Records from a collection
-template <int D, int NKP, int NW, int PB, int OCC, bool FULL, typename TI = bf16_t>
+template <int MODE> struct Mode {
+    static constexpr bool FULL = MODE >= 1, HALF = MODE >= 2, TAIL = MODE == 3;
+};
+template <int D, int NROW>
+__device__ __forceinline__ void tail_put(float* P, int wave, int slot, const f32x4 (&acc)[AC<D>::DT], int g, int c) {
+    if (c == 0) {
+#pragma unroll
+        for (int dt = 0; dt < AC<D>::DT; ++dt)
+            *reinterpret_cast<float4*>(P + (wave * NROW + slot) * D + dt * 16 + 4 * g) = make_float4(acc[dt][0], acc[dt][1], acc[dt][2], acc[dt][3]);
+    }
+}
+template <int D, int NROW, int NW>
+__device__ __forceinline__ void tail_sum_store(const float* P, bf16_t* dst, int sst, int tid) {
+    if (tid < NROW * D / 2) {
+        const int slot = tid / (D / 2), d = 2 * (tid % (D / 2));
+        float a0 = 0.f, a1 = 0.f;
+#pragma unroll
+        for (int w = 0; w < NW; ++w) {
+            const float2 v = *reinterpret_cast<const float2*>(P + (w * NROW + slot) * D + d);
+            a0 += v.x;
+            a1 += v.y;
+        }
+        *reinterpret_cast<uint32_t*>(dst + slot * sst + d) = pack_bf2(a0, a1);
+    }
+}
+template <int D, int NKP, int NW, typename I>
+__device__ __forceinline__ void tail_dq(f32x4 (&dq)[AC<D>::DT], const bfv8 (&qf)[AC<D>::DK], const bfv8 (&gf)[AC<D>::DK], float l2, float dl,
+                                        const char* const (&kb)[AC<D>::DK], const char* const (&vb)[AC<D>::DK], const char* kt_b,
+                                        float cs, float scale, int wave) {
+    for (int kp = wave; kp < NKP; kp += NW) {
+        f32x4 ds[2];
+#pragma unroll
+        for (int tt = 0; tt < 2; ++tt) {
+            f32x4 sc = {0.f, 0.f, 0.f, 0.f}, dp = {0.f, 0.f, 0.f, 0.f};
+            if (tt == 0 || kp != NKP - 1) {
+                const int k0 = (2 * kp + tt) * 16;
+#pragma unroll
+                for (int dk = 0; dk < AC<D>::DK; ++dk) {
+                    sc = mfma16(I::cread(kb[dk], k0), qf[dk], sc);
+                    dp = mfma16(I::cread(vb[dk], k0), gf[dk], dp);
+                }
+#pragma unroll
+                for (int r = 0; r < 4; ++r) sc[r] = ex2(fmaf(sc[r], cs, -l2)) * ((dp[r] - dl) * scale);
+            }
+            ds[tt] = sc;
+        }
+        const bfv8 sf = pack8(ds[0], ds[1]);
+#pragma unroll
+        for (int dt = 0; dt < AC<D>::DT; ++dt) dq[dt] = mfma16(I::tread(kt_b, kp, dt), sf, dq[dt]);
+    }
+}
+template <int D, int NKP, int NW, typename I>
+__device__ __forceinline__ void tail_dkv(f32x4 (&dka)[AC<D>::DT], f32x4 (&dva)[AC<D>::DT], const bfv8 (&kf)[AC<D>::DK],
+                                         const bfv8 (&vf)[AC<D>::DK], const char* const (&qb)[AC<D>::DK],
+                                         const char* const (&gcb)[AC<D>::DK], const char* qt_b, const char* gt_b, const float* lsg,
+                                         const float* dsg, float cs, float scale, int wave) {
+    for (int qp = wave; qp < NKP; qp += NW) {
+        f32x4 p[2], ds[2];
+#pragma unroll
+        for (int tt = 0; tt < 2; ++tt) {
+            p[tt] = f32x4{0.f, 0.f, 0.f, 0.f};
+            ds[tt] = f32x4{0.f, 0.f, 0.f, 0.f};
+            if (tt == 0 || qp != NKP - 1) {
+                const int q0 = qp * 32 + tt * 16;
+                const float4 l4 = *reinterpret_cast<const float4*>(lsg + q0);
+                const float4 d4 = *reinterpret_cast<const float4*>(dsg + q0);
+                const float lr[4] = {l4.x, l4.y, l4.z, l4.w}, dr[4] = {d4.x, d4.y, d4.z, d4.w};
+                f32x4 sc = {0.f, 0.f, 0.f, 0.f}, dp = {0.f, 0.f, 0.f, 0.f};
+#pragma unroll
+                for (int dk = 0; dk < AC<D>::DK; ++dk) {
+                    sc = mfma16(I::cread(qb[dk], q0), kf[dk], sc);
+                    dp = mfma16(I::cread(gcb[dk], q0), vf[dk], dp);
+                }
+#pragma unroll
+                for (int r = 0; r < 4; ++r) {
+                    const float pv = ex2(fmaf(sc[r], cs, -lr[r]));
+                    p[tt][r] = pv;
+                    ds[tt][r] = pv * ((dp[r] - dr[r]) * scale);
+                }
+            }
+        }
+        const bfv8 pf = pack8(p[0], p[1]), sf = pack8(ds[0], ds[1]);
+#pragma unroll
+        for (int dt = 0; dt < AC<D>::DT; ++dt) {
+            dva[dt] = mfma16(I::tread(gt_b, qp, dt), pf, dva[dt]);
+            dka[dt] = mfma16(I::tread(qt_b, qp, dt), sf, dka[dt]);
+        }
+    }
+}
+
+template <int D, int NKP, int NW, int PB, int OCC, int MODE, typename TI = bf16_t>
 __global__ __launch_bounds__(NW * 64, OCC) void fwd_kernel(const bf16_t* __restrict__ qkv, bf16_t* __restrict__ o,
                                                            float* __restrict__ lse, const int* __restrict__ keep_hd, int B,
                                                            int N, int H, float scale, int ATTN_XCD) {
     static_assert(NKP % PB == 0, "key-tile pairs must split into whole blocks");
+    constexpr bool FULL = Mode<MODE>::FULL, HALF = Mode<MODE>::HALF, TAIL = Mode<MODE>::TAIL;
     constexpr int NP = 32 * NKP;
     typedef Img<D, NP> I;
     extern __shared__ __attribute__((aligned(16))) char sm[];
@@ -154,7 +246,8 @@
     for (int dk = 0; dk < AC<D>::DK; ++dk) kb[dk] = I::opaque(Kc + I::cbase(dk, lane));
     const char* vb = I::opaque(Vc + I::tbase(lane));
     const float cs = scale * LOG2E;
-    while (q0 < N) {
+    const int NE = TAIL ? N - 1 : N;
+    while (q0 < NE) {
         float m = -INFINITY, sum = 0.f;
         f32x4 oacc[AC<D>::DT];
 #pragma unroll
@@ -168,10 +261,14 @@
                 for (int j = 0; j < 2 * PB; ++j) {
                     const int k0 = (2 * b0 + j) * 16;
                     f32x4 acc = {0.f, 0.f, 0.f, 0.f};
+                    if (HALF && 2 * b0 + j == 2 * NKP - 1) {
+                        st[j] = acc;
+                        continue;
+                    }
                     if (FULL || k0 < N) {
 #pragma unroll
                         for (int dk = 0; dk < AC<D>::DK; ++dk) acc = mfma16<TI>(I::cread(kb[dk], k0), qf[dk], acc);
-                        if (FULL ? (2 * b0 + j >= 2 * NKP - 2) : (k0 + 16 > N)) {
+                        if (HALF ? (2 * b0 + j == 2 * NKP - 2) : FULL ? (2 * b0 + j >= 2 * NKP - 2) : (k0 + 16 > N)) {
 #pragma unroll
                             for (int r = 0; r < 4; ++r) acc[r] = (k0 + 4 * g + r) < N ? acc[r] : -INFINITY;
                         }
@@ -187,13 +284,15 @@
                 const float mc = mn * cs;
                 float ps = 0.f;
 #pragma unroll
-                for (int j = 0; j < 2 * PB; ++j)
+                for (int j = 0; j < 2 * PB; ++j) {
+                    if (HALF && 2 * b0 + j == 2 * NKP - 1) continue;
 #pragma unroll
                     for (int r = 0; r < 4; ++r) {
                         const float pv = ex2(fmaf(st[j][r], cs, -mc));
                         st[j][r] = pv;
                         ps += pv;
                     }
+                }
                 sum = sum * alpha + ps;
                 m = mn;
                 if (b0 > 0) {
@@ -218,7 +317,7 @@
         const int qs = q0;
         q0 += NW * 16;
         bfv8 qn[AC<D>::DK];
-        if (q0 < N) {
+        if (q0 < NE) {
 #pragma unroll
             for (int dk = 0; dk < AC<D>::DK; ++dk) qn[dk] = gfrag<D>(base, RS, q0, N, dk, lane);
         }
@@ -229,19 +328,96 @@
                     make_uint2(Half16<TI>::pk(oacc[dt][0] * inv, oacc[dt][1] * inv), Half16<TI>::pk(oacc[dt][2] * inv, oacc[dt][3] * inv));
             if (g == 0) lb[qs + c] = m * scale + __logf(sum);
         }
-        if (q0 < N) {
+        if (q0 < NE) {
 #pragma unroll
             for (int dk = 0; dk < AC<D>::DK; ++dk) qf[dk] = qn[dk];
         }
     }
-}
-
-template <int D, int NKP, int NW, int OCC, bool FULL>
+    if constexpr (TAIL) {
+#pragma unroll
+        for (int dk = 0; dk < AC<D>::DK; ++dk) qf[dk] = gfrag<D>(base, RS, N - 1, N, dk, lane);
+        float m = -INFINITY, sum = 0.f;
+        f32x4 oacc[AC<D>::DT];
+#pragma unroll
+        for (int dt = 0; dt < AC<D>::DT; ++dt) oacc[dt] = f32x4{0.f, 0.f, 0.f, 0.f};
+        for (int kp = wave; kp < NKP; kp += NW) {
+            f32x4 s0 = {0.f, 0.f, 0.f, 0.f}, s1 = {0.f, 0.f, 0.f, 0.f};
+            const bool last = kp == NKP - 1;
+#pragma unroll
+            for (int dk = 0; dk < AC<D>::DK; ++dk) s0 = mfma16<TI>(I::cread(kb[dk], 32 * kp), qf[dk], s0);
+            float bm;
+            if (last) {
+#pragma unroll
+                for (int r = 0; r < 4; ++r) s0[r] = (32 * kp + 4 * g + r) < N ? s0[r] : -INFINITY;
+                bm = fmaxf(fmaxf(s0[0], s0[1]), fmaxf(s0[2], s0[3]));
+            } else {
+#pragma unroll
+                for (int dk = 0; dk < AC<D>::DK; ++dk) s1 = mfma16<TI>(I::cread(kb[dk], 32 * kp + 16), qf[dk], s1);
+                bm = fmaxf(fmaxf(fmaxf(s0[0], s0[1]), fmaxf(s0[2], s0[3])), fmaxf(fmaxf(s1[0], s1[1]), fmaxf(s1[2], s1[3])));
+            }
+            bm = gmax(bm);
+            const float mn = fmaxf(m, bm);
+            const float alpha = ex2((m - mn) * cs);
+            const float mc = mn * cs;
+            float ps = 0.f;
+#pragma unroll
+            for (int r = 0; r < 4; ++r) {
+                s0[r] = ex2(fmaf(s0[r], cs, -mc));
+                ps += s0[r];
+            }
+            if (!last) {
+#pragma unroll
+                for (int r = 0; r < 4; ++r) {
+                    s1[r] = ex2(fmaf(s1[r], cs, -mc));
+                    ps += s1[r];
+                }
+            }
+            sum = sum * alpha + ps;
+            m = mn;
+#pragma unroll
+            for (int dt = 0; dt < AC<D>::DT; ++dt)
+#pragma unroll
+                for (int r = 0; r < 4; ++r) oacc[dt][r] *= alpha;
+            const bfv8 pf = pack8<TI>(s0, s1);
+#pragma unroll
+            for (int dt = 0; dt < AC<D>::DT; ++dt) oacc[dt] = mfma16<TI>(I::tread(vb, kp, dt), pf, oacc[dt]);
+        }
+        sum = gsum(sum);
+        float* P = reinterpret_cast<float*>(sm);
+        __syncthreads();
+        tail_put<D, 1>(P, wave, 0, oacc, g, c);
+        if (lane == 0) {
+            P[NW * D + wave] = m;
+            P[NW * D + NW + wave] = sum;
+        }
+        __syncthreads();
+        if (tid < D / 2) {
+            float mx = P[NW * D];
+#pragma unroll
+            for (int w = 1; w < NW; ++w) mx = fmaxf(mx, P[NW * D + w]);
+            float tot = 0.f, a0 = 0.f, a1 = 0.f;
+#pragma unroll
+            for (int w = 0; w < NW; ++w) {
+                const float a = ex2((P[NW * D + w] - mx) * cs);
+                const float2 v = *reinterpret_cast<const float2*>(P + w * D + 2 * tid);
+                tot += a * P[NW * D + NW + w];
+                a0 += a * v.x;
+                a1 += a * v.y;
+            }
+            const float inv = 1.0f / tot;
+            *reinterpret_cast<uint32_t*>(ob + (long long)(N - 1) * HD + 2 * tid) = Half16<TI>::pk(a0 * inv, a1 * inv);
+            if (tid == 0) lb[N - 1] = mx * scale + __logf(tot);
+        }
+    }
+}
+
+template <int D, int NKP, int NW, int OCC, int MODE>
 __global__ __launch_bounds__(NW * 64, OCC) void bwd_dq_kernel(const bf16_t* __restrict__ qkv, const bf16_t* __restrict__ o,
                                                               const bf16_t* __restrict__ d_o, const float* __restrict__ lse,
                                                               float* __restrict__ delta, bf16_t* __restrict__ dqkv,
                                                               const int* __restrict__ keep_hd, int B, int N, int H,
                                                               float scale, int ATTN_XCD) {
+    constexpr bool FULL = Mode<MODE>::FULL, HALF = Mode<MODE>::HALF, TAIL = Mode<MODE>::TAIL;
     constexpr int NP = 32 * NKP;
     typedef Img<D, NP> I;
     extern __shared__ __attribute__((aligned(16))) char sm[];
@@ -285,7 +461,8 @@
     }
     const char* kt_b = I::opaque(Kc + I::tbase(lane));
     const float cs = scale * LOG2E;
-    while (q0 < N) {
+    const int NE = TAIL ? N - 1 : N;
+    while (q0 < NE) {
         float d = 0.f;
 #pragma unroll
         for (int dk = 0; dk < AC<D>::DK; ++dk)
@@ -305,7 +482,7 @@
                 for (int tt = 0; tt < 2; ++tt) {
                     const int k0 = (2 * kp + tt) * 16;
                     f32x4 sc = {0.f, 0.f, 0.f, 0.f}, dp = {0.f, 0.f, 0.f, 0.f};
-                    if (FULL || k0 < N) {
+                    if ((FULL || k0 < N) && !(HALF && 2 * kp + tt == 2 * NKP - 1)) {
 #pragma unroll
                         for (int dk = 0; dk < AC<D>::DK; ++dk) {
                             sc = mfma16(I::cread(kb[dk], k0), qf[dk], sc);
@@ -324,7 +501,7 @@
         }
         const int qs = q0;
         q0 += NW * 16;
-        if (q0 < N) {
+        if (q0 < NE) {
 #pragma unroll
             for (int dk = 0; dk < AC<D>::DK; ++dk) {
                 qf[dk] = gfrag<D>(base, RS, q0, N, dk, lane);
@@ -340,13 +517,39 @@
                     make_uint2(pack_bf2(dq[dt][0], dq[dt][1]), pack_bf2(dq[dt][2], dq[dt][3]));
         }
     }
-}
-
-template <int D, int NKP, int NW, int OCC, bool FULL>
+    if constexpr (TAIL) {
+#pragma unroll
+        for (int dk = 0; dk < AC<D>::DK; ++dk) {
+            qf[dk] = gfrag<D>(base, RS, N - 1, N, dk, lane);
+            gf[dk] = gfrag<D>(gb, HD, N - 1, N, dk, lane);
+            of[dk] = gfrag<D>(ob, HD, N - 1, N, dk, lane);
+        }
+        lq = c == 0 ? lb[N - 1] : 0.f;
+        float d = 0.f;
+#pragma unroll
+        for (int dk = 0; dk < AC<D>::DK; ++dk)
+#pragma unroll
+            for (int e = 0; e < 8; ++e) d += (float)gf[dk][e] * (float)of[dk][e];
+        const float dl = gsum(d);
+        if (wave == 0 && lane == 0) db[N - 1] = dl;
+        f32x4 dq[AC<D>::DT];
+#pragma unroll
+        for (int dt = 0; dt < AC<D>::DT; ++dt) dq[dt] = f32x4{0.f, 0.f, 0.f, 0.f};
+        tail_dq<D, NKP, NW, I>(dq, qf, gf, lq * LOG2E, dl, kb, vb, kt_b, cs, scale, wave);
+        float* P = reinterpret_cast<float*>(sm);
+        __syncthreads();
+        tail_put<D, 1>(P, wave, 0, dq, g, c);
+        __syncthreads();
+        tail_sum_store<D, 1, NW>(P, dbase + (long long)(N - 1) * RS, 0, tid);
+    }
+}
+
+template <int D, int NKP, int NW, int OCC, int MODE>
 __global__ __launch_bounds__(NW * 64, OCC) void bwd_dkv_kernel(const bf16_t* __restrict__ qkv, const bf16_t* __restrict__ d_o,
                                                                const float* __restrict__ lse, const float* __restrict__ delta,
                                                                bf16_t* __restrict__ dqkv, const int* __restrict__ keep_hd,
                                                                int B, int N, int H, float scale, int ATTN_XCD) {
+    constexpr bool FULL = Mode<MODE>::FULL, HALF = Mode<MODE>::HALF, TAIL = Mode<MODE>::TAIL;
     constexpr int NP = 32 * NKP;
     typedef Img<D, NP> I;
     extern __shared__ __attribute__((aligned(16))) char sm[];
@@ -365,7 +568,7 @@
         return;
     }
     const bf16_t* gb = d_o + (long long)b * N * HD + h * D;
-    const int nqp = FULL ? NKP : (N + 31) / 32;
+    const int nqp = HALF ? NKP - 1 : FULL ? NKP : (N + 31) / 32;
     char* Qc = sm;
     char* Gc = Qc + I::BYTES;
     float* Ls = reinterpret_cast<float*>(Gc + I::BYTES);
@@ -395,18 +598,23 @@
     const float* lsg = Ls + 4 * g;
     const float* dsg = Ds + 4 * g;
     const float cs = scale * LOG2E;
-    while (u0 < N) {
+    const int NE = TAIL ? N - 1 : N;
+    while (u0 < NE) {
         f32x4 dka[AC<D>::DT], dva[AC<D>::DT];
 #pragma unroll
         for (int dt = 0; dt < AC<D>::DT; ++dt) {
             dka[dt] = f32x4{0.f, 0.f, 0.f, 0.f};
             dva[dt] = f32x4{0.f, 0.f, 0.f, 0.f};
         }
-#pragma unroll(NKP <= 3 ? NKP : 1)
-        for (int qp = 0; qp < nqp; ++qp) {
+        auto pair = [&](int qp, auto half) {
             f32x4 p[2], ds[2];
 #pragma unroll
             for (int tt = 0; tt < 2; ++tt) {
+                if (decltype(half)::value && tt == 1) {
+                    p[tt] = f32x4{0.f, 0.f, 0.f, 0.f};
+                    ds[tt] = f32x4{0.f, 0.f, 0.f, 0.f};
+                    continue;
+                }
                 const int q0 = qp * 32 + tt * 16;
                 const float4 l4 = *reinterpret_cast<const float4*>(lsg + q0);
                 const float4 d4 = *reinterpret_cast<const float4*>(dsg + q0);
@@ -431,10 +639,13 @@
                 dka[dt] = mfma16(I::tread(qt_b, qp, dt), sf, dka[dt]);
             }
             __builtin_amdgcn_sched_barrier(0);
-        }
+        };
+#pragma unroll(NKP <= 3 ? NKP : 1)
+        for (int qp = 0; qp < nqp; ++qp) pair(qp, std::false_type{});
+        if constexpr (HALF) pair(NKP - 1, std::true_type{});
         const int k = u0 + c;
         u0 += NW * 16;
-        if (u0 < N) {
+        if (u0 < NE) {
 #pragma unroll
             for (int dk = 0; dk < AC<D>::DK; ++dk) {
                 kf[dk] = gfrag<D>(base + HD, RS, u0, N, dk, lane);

→ The problem: Within the data above, pick out all lines holding the word "opaque".

→ Exercise result:
     for (int dk = 0; dk < AC<D>::DK; ++dk) kb[dk] = I::opaque(Kc + I::cbase(dk, lane));
     const char* vb = I::opaque(Vc + I::tbase(lane));
     const char* kt_b = I::opaque(Kc + I::tbase(lane));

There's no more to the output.